I don't have a ton of extra money, but can sell a DJ controller that I never use for about $450 (more than enough to cover the expense), so I need some opinions. Should I start out basic and just go with the Mityvac? Do I need a drill stirrer for initial degassing or can I simply jump to better methods? Does the harbor freight unit seem good (I like the price), and if so does anything need to be done as far as a pressure gauge or overflow tank? I am still kind of in the dark with this stuff and any help is much appreciated. THANK YOU!!!


----------



## Rocky (Feb 18, 2012)

If you can swing the $200 for it, I would go with the set up from Vacuum Pump Man, one of our sponsors. The pump can be used to transferring, filtering (with the purchase of a filter cannister), bottling and de-gassing. If you think you are in the hobby for the long haul, that is what I would recommend. If not, I would either stay with the manual stirring or get the drill attachment.


----------



## grapeman (Feb 18, 2012)

The main disadvantage with the Harbor Freight pumps is that they are not oilless and spew out an oily vapor that both stinks and is not all that healthy. If you can't afford the better setup yet, either use the drill type or even just give it longer. Let the temperature of the wine come up to about 75 degrees and it will degass much easier.


----------



## Flem (Feb 18, 2012)

I agree 100% with Rocky. The All-in-one pump is all you'll ever need.


----------



## Runningwolf (Feb 18, 2012)

I have the Harbor Freight pump and I'm happy with it. With that being said, it took an entire day to get all the extra brass fittings, gauge and valves I needed and they were not cheap. If I had to do it all over again I would get the All In One in a heartbeat.


----------



## shoebiedoo (Feb 18, 2012)

I'm a cheap son of a gun but broke down and spent the money for the All In One and have never looked back. "That Being Said" if you don't think think you're going to be a lot of wine I used the drill prior to that and didn't have any problems getting the gas out.


----------



## Wade E (Feb 18, 2012)

Dont do the harbor freight thing. for the same amount of money you can get a better pump off Ebay with much more stuff like hoses and the overflow canister. Here is the exact pump I used to sell from the exact guy I used to buy mine from and I can tell you it is an excellent pump and excellent seller!!! 
http://www.ebay.com/itm/NEW-BOX-SUC...004?pt=LH_DefaultDomain_0&hash=item53eb84fd9c

Now, that being said you will still need a few things like dble drilled bung to degas and stuff like that.
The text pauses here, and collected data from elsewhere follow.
# Alandroid/img-compression-mps

Measured on AMD Instinct MI355X. Metric: Mvoxels/s compress+reconstruct, 256^3 fp32, bond chi=64; SSIM vs ref, higher is better.
Workload: dtype f32

## Files before the change

### img-compression-mps_amd/_lib.py

```python
import ctypes as C
import os

_HERE = os.path.dirname(os.path.abspath(__file__))
LIB_PATH = os.path.join(_HERE, "libndmps_hip.so")

OK, EINVAL, EHIP, ENOCONV, EWORKSPACE, ETEAM = 0, -1, -2, -3, -4, -5

i64 = C.c_int64
p_i64 = C.POINTER(C.c_int64)
p_f64 = C.POINTER(C.c_double)
p_f32 = C.POINTER(C.c_float)
p_int = C.POINTER(C.c_int)
vp = C.c_void_p

SIGNATURES = {
    "ndmps_version": (C.c_int, []),
    "ndmps_last_error": (C.c_char_p, []),
    "ndmps_device_count": (C.c_int, []),
    "ndmps_streams_create": (C.c_int, [C.c_int, C.POINTER(vp), C.POINTER(C.c_int)]),
    "ndmps_streams_destroy": (C.c_int, [C.c_int, C.POINTER(vp)]),
    "ndmps_profile_enable": (C.c_int, [C.c_int]),
    "ndmps_profile_collect": (C.c_int, [C.c_int, p_f64, p_i64, p_i64]),
    "ndmps_plan_create": (C.c_int, [C.POINTER(vp), C.c_int, p_i64, C.c_int, p_i64]),
    "ndmps_plan_create_reversed": (C.c_int, [C.POINTER(vp), C.c_int, p_i64, C.c_int, p_i64]),
# ... 86 lines not shown
    "ndmps_syevj_batched_workspace_bytes": (i64, [i64, C.c_int]),
    "ndmps_syevj_batched_f64": (C.c_int, [C.c_int, vp, i64, p_i64, vp, i64, vp, i64, vp, i64, p_int, vp]),
    "ndmps_syevj_batched_tol_f64": (C.c_int, [C.c_int, vp, i64, p_i64, vp, i64, vp, i64, C.c_double, vp, i64,
                                              p_int, vp]),
    "ndmps_syevj_batched_values_f64": (C.c_int, [C.c_int, vp, i64, p_i64, vp, i64, vp, i64, C.c_double, vp, i64,
                                                 p_int, vp]),
    "ndmps_syevj_batched_vectors_f64": (C.c_int, [C.c_int, vp, i64, p_i64, vp, i64, vp, i64, p_i64, vp, i64, vp]),
    "ndmps_syevd_topk_max_n": (i64, []),
    "ndmps_syevd_topk_max_k": (i64, []),
    "ndmps_syevd_topk_max_k_wide": (i64, []),
    "ndmps_potrf_scratch_elems": (i64, [i64]),
    "ndmps_potrf_lower_f64": (C.c_int, [vp, i64, vp, C.POINTER(C.c_int), vp]),
    "ndmps_syevd_topk_workspace_bytes": (i64, [i64, C.c_int, i64]),
    "ndmps_syevd_topk_stamps_offset": (i64, [i64, C.c_int, i64]),
    "ndmps_syevd_topk_values_f64": (C.c_int, [C.c_int, vp, i64, p_i64, vp, i64, vp, i64, i64, vp, i64, vp]),
    "ndmps_syevd_topk_vectors_f64": (C.c_int, [C.c_int, p_i64, p_i64, i64, vp, i64, p_int, vp]),
    "ndmps_syevd_topk_vectors_auto_f64": (C.c_int, [C.c_int, p_i64, i64, C.c_double, vp, vp, i64, vp, vp, i64, vp]),
    "ndmps_syevd_topk_recover_f64": (C.c_int, [C.c_int, p_i64, i64, vp, i64, p_int, vp]),
    "ndmps_syevd_topk_set_team": (C.c_int, [C.c_int]),
    "ndmps_syevd_topk_set_streamed": (C.c_int, [C.c_int]),
    "ndmps_syevd_topk_team_fallbacks": (i64, []),
    "ndmps_syevd_topk_team_slots": (C.c_int, [i64]),
    "ndmps_syevd_topk_note_team_fallback": (C.c_int, []),
    "ndmps_debug_inject_team_abort": (C.c_int, [C.c_int]),
    "ndmps_debug_lane_sums_f64": (C.c_int, [vp, vp, vp]),
    "ndmps_tt_sweep_pads_cores": (C.c_int, [C.c_int, p_i64, i64]),
    "ndmps_tt_sweep_async_ints": (i64, [C.c_int, C.c_int]),
    "ndmps_tt_sweep_async_doubles": (i64, [C.c_int, C.c_int, p_i64, i64]),
    "ndmps_tt_sweep_batched_fused_begin_f32": (C.c_int, [C.c_int, C.POINTER(vp), C.c_int, p_i64, C.c_double, i64,
                                                         C.POINTER(vp), p_i64, p_i64, vp, vp, vp, vp, vp, i64,
                                                         vp, i64, vp, vp, vp]),
    "ndmps_tt_sweep_finish": (C.c_int, [C.c_int, C.c_int, p_i64, i64, vp, vp, p_i64, p_f64, p_i64]),
    "ndmps_tt_sweep_batched_workspace_bytes": (i64, [C.c_int, C.c_int, p_i64, i64]),
    "ndmps_tt_sweep_batched_f32": (C.c_int, [C.c_int, C.POINTER(vp), C.c_int, p_i64, C.c_double, i64,
                                             C.POINTER(vp), p_i64, p_i64, p_f64, p_i64, vp, i64, vp]),
    "ndmps_tt_layout": (C.c_int, [C.c_int, p_i64, i64, p_i64, p_i64, p_i64, p_i64]),
    "ndmps_tt_sweep_f32": (C.c_int, [vp, C.c_int, p_i64, C.c_double, i64, vp, p_i64, p_i64, p_f64,
                                     p_i64, vp, i64, vp]),
    "ndmps_compress_bond_workspace_bytes": (i64, [i64, i64, i64, i64, i64]),
    "ndmps_compress_bond_f32": (C.c_int, [vp, vp, i64, i64, i64, i64, i64, C.c_double, i64, vp, vp,
                                          p_i64, p_f64, vp, i64, vp]),
    "ndmps_chain_workspace_bytes": (i64, [C.c_int, p_i64, p_i64]),
    "ndmps_chain_contract_f32": (C.c_int, [C.c_int, p_i64, p_i64, C.POINTER(vp), vp, vp, i64, vp]),
    "ndmps_overlap_workspace_bytes": (i64, [C.c_int, p_i64, p_i64, p_i64]),
    "ndmps_overlap_f32": (C.c_int, [C.c_int, p_i64, p_i64, C.POINTER(vp), p_i64, C.POINTER(vp), p_f64,
                                    vp, i64, vp]),
# ... 96 lines not shown
```

### img-compression-mps_amd/csrc/eig_sym.inc

```
constexpr int kSymTiles = 17;

struct SymShared {
  double bc[4];
  RowVec rv[512];
  double red_a[4], red_b[4];
  double part[4][64];
  double rsum[kSymTiles * 32];
  int go;
};
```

The Best thing to do is go the "ALL IN ONE" pump from our advertiser as its all done for you and you can just start using it right out of the box without searching many other sites and paying more shipping for other odds and ends.


----------



## TimTheWiner (Feb 18, 2012)

Sweet. You guys are awesome and super fast replies. Looks like my mind is made up and maybe just go with the all-in-one. I prefer to work "smarter over harder" and this DJ controller hasn't been touched once for 2 years, so on eBay it shall go. I think winemaking is calling out to me more than "making beats", and I still have plenty of other equipment that I can still work with should I decide to pursue making electronic music as a hobby. Anyone have a link for that pump or should it be easy enough to find with a search.


----------



## Flem (Feb 18, 2012)

Just keep clicking various links. It'll soon appear on one of the banners at the top of the page.


----------



## Rocky (Feb 18, 2012)

Or go to the main menu of the forum and you will find it under "Vendors."


----------



## AlFulchino (Feb 18, 2012)

i hear much good about Vacuum pump man and that says a lot....i also know i bought a vac set up from Wade a Schucco aspirator set up that is great as well...dont know if Wade still sells em


----------



## Wade E (Feb 18, 2012)

Nope, dont sell them anymore but always give a link to the place on Ebay where I bought all my new ones. Id rather see evryone buy the All in One from our sponsor though as they will be much happier not having to go out and buy a bottling aparatus, dble drilled bungs, and other stuff from different places as youll spend more money that way for sure just to end up with the same thing or not even as good!!!


----------



## vacuumpumpman (Feb 18, 2012)

I truly appreciate all of the support. I have put alot of time and effort into making this business a success. I enjoy the interaction with other winemakers like myself.

Thanks Steve
http://allinonewinepump.com/


----------



## Rocky (Feb 18, 2012)

vacuumpumpman said:


> I truly appreciate all of the support. I have put alot of time and effort into making this business a success. I enjoy the interaction with other winemakers like myself.
> 
> Thanks Steve
> http://allinonewinepump.com/



No problem, Steve. You don't happen to have one lying around that could be used for "long term, full use, field evaluation" do you?


----------



## TimTheWiner (Feb 18, 2012)

After a PM with Wade, I think it deals the deal and I will end up going with the All In One. Great to see you are doing pretty well with this product!!


----------



## Wade E (Feb 19, 2012)

Steve, Im just glad someone took over and greatly improved on where I left off. I just wanted to offer the guys amd gals here something to make their winemaking easier and more enjoyable.


----------



## TimTheWiner (Feb 21, 2012)

So I think I am going to order my All-In-One today. I did call back the shop where I get my kit wines and some supplies. The owner seems like kind of an old timer and against any new techniques, etc. When I asked them about what they recommend for degassing, they always say time is the answer for everything. They seem to think the gas will disappear by waiting a few more weeks, or racking and waiting a few more weeks. How much validity is there to this? I know wine making does require patience, but if it's not hurting anything by using a pump or similar device then why wait? They just seem to say time is the answer for everything. I do tend to get a bit antsy, but the pump seems like such a better idea especially when it comes time to bottling.


----------



## Wade E (Feb 21, 2012)

Kit wines will not degas or not degas enough just from time! Wine made from grapes and pressed will degas no problem but when its gently racked from one vessel to another its near impossible to hget the gas out.


----------



## vin_man (Mar 20, 2012)

Shockwave, I got one of the pumps Wade mentioned. I got an inline filter too. I bet I only have $130 in the whole thing. I bought the drill attachment at first. I wasn't sure I would like the hobby,I found out I love it!


----------



## vin_man (Mar 20, 2012)

Steve looks like he made a great setup. Worth every penny!


----------